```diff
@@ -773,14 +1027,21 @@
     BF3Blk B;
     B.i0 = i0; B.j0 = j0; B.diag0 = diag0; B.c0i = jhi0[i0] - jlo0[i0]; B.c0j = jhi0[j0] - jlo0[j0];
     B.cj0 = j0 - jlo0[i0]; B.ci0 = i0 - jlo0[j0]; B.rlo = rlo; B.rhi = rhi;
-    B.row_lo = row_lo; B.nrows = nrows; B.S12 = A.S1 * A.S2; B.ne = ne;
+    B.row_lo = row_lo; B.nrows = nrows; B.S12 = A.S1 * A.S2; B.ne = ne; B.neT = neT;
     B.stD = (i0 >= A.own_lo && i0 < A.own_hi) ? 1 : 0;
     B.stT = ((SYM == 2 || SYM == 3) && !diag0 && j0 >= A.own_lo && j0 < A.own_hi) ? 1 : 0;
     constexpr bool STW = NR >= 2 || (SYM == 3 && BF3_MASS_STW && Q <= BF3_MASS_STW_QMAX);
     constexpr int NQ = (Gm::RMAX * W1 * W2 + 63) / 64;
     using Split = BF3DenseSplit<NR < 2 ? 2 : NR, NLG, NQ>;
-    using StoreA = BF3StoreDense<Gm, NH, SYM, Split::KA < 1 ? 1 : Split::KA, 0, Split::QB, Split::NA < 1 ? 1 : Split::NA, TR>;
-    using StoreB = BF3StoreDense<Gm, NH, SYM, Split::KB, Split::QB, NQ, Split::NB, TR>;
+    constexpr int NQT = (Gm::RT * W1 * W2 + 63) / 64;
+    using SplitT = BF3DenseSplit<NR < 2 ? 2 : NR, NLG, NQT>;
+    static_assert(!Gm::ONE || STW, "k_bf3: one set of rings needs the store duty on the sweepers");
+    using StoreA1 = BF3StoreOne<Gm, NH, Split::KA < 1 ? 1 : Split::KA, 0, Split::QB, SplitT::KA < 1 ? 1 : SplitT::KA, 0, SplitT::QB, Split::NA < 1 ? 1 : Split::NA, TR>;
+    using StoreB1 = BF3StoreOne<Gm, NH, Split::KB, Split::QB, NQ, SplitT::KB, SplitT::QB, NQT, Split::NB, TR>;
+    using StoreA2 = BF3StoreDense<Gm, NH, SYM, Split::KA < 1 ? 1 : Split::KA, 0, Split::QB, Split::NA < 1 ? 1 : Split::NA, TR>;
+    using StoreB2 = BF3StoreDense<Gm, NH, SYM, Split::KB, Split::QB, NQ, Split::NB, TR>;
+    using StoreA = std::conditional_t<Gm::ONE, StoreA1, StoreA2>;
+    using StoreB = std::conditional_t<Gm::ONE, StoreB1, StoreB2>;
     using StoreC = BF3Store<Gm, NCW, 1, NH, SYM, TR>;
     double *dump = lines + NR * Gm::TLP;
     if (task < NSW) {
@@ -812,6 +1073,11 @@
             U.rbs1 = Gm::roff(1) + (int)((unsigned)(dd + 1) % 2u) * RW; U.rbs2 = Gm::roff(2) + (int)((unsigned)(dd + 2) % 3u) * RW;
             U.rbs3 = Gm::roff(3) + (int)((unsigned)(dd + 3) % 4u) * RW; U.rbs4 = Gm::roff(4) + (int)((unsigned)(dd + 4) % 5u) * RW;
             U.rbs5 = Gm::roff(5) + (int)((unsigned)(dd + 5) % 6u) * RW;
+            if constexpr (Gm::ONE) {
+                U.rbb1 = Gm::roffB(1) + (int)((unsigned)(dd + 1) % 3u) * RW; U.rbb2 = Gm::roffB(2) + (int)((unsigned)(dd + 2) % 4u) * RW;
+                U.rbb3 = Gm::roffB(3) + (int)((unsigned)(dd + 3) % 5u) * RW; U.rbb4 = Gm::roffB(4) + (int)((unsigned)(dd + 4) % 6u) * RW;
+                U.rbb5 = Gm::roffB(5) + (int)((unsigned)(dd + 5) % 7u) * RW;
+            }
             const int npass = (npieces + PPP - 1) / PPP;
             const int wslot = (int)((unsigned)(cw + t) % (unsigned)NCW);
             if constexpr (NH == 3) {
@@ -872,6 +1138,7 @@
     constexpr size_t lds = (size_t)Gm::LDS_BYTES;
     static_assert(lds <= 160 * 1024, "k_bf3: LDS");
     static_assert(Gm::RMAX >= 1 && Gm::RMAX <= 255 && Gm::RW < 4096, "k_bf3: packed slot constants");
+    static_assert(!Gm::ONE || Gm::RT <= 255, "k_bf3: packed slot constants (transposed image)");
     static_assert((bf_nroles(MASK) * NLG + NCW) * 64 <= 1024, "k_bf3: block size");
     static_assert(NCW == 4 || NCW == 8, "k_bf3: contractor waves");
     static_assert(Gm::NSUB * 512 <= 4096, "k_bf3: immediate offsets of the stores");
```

★ ★ ★ ★ ★ ★ ★

_Requirement:_ Each record, from first to last, should be returned verbatim.

_Your solution:_
```diff
@@ -773,14 +1027,21 @@
     BF3Blk B;
     B.i0 = i0; B.j0 = j0; B.diag0 = diag0; B.c0i = jhi0[i0] - jlo0[i0]; B.c0j = jhi0[j0] - jlo0[j0];
     B.cj0 = j0 - jlo0[i0]; B.ci0 = i0 - jlo0[j0]; B.rlo = rlo; B.rhi = rhi;
-    B.row_lo = row_lo; B.nrows = nrows; B.S12 = A.S1 * A.S2; B.ne = ne;
+    B.row_lo = row_lo; B.nrows = nrows; B.S12 = A.S1 * A.S2; B.ne = ne; B.neT = neT;
     B.stD = (i0 >= A.own_lo && i0 < A.own_hi) ? 1 : 0;
     B.stT = ((SYM == 2 || SYM == 3) && !diag0 && j0 >= A.own_lo && j0 < A.own_hi) ? 1 : 0;
     constexpr bool STW = NR >= 2 || (SYM == 3 && BF3_MASS_STW && Q <= BF3_MASS_STW_QMAX);
     constexpr int NQ = (Gm::RMAX * W1 * W2 + 63) / 64;
     using Split = BF3DenseSplit<NR < 2 ? 2 : NR, NLG, NQ>;
-    using StoreA = BF3StoreDense<Gm, NH, SYM, Split::KA < 1 ? 1 : Split::KA, 0, Split::QB, Split::NA < 1 ? 1 : Split::NA, TR>;
-    using StoreB = BF3StoreDense<Gm, NH, SYM, Split::KB, Split::QB, NQ, Split::NB, TR>;
+    constexpr int NQT = (Gm::RT * W1 * W2 + 63) / 64;
+    using SplitT = BF3DenseSplit<NR < 2 ? 2 : NR, NLG, NQT>;
+    static_assert(!Gm::ONE || STW, "k_bf3: one set of rings needs the store duty on the sweepers");
+    using StoreA1 = BF3StoreOne<Gm, NH, Split::KA < 1 ? 1 : Split::KA, 0, Split::QB, SplitT::KA < 1 ? 1 : SplitT::KA, 0, SplitT::QB, Split::NA < 1 ? 1 : Split::NA, TR>;
+    using StoreB1 = BF3StoreOne<Gm, NH, Split::KB, Split::QB, NQ, SplitT::KB, SplitT::QB, NQT, Split::NB, TR>;
+    using StoreA2 = BF3StoreDense<Gm, NH, SYM, Split::KA < 1 ? 1 : Split::KA, 0, Split::QB, Split::NA < 1 ? 1 : Split::NA, TR>;
+    using StoreB2 = BF3StoreDense<Gm, NH, SYM, Split::KB, Split::QB, NQ, Split::NB, TR>;
+    using StoreA = std::conditional_t<Gm::ONE, StoreA1, StoreA2>;
+    using StoreB = std::conditional_t<Gm::ONE, StoreB1, StoreB2>;
     using StoreC = BF3Store<Gm, NCW, 1, NH, SYM, TR>;
     double *dump = lines + NR * Gm::TLP;
     if (task < NSW) {
@@ -812,6 +1073,11 @@
             U.rbs1 = Gm::roff(1) + (int)((unsigned)(dd + 1) % 2u) * RW; U.rbs2 = Gm::roff(2) + (int)((unsigned)(dd + 2) % 3u) * RW;
             U.rbs3 = Gm::roff(3) + (int)((unsigned)(dd + 3) % 4u) * RW; U.rbs4 = Gm::roff(4) + (int)((unsigned)(dd + 4) % 5u) * RW;
             U.rbs5 = Gm::roff(5) + (int)((unsigned)(dd + 5) % 6u) * RW;
+            if constexpr (Gm::ONE) {
+                U.rbb1 = Gm::roffB(1) + (int)((unsigned)(dd + 1) % 3u) * RW; U.rbb2 = Gm::roffB(2) + (int)((unsigned)(dd + 2) % 4u) * RW;
+                U.rbb3 = Gm::roffB(3) + (int)((unsigned)(dd + 3) % 5u) * RW; U.rbb4 = Gm::roffB(4) + (int)((unsigned)(dd + 4) % 6u) * RW;
+                U.rbb5 = Gm::roffB(5) + (int)((unsigned)(dd + 5) % 7u) * RW;
+            }
             const int npass = (npieces + PPP - 1) / PPP;
             const int wslot = (int)((unsigned)(cw + t) % (unsigned)NCW);
             if constexpr (NH == 3) {
@@ -872,6 +1138,7 @@
     constexpr size_t lds = (size_t)Gm::LDS_BYTES;
     static_assert(lds <= 160 * 1024, "k_bf3: LDS");
     static_assert(Gm::RMAX >= 1 && Gm::RMAX <= 255 && Gm::RW < 4096, "k_bf3: packed slot constants");
+    static_assert(!Gm::ONE || Gm::RT <= 255, "k_bf3: packed slot constants (transposed image)");
     static_assert((bf_nroles(MASK) * NLG + NCW) * 64 <= 1024, "k_bf3: block size");
     static_assert(NCW == 4 || NCW == 8, "k_bf3: contractor waves");
     static_assert(Gm::NSUB * 512 <= 4096, "k_bf3: immediate offsets of the stores");
```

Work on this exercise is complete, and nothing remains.